= EXERCISE REQUIREMENTS =
Give back an exact copy of the lines in the records below, from the line that has "L.vd.x2.p, 0.3, 0.2, I.s);" through the line that has "template <class T> T*", and nothing besides.

= INFORMATION =
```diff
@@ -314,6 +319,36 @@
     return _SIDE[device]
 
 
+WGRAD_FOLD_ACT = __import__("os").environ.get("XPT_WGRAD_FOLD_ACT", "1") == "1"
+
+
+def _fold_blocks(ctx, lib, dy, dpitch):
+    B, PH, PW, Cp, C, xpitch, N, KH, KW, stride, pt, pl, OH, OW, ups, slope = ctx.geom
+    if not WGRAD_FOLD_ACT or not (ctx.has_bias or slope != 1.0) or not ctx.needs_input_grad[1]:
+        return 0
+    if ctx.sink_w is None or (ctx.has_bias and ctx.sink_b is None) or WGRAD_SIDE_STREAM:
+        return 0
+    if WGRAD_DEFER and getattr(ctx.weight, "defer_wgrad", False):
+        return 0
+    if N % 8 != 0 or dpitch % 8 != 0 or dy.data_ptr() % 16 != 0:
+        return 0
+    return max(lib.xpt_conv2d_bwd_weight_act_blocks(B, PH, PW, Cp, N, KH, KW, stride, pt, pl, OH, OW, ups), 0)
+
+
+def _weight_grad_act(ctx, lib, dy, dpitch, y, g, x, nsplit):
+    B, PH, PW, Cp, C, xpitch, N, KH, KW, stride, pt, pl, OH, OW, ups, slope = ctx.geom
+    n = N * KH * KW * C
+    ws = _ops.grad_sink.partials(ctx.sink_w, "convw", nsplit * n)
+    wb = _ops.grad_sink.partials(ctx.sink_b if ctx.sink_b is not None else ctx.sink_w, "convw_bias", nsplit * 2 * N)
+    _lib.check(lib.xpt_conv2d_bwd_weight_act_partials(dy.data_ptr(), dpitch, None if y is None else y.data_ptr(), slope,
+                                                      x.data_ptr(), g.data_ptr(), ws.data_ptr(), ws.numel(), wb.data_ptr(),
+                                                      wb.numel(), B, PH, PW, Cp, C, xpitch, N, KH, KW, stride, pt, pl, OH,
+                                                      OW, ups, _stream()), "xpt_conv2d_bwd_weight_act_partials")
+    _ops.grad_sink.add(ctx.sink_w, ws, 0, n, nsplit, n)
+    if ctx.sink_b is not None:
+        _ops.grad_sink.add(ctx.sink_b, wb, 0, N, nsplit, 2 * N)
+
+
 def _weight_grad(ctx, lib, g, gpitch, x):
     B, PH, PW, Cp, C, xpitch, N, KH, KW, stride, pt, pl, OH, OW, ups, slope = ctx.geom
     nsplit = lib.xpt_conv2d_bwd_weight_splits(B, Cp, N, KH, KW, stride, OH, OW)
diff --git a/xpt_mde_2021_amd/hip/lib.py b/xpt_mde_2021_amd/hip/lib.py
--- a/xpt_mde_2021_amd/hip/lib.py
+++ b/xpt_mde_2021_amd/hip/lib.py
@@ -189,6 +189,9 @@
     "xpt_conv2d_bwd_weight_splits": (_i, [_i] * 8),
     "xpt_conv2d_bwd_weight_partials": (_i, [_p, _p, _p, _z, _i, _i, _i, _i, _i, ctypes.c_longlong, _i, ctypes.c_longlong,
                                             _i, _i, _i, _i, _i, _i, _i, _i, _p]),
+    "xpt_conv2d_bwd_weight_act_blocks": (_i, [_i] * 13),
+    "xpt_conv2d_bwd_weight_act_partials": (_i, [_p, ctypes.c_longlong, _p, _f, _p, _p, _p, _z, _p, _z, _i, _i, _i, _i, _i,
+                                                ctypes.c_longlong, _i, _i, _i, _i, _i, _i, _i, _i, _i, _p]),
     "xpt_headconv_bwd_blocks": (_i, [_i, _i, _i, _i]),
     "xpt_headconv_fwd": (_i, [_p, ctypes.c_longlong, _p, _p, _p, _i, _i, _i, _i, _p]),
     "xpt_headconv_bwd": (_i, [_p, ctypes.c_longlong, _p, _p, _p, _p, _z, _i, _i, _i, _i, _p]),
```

...

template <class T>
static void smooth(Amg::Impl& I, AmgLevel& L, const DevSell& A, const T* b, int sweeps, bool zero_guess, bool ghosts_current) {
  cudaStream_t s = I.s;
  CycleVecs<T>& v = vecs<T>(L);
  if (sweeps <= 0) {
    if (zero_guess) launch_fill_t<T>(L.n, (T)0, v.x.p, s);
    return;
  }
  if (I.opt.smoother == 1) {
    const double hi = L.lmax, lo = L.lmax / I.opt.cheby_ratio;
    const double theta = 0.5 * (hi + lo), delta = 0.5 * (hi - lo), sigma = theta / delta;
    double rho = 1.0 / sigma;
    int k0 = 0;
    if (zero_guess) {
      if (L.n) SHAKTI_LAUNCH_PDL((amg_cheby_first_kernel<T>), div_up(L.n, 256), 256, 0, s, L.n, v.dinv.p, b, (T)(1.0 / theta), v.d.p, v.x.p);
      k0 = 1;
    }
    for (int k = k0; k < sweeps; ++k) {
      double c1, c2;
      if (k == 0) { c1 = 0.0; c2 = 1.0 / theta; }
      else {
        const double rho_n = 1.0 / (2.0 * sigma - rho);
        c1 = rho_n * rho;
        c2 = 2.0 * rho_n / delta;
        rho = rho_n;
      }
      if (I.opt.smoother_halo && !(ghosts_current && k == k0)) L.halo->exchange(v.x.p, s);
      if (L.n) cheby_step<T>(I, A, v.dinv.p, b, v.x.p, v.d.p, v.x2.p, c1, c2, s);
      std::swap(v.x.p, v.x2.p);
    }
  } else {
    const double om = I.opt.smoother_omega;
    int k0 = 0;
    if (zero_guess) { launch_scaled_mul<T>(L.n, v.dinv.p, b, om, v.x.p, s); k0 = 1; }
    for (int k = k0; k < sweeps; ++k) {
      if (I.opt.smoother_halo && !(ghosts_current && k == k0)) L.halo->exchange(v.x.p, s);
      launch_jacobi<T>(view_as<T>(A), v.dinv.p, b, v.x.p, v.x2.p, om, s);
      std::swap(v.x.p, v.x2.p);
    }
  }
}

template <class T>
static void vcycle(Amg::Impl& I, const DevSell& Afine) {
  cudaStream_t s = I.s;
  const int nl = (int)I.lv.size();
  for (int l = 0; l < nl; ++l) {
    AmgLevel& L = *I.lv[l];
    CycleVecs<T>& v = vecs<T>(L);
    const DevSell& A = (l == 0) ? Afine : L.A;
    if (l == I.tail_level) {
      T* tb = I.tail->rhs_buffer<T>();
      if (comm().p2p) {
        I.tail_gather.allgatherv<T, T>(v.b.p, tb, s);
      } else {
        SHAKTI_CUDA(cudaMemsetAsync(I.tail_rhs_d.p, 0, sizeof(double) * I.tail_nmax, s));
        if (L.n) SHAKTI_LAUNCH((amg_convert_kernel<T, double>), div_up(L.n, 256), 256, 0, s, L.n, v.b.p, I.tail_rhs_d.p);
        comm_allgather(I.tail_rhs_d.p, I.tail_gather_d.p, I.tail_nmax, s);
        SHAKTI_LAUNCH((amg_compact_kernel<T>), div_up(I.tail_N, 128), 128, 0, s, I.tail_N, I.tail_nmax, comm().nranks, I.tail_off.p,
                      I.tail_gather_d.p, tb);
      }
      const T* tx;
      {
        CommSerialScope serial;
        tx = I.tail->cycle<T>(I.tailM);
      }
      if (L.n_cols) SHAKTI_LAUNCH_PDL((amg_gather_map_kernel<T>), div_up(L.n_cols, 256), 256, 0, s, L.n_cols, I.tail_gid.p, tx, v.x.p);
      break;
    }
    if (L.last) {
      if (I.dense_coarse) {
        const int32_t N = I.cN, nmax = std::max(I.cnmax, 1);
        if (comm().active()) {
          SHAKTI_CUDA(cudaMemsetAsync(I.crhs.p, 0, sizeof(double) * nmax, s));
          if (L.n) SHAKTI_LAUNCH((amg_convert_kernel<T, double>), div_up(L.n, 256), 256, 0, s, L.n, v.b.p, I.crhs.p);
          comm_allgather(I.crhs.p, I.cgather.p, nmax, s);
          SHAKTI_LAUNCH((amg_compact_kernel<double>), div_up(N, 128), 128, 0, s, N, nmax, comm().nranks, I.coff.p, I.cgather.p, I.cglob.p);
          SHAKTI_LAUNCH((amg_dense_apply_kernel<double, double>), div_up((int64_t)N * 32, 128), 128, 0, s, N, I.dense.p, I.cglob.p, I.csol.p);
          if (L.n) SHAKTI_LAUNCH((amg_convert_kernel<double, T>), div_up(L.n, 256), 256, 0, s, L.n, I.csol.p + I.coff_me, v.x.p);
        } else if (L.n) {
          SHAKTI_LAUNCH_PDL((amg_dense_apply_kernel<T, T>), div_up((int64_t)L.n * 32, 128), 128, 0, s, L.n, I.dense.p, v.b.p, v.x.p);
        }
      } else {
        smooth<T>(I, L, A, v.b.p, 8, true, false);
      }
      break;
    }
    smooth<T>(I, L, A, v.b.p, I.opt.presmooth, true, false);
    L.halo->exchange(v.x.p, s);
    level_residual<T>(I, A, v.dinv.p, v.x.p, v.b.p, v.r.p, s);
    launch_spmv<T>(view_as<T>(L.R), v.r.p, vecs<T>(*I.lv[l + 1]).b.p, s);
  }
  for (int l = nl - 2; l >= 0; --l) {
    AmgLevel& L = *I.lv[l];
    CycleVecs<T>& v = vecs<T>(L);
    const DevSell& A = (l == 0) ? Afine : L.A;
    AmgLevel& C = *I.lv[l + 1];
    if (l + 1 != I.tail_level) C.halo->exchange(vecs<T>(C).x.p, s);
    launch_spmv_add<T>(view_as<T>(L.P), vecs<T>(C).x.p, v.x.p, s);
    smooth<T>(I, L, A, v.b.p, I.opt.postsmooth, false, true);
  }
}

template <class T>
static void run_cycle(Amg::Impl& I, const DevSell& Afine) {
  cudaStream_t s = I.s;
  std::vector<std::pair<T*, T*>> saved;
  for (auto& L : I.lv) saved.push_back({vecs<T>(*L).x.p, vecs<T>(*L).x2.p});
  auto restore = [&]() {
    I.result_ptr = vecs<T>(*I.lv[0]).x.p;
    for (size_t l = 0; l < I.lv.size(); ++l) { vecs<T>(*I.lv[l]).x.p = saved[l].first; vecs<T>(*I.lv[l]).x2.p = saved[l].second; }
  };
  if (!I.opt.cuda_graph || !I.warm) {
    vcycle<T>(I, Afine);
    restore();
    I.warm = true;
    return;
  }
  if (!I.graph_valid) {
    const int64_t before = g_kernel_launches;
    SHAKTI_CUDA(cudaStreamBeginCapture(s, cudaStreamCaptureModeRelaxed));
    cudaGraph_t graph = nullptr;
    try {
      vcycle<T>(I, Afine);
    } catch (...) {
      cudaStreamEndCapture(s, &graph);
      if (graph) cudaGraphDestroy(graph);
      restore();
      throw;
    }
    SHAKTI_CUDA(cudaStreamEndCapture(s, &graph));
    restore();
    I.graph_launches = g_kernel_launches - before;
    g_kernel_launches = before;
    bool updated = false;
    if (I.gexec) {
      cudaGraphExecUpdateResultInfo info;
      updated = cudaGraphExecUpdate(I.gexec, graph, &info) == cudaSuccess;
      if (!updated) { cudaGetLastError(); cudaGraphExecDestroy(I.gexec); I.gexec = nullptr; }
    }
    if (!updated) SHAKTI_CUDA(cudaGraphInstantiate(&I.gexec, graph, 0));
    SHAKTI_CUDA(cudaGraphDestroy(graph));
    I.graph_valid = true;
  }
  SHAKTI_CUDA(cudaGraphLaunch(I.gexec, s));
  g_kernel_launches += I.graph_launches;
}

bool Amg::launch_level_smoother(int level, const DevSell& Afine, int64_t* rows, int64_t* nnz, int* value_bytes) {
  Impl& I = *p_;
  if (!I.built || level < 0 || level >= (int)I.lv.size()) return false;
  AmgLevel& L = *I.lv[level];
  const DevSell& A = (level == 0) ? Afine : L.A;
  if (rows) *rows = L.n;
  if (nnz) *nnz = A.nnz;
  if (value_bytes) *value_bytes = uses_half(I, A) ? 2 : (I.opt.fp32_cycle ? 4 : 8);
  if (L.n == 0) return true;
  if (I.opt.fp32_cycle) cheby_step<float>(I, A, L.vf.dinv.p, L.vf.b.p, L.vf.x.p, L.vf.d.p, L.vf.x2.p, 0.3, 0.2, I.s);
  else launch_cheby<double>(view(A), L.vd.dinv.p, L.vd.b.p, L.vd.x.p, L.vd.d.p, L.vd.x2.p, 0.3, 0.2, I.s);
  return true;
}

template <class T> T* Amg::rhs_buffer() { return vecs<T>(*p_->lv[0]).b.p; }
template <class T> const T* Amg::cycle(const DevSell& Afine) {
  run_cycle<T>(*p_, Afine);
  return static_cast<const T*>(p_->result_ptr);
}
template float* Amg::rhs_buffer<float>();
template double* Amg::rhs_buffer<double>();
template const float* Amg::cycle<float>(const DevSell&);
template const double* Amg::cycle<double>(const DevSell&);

= REPLY TO THE EXERCISE =
  else launch_cheby<double>(view(A), L.vd.dinv.p, L.vd.b.p, L.vd.x.p, L.vd.d.p, L.vd.x2.p, 0.3, 0.2, I.s);
  return true;
}

template <class T> T* Amg::rhs_buffer() { return vecs<T>(*p_->lv[0]).b.p; }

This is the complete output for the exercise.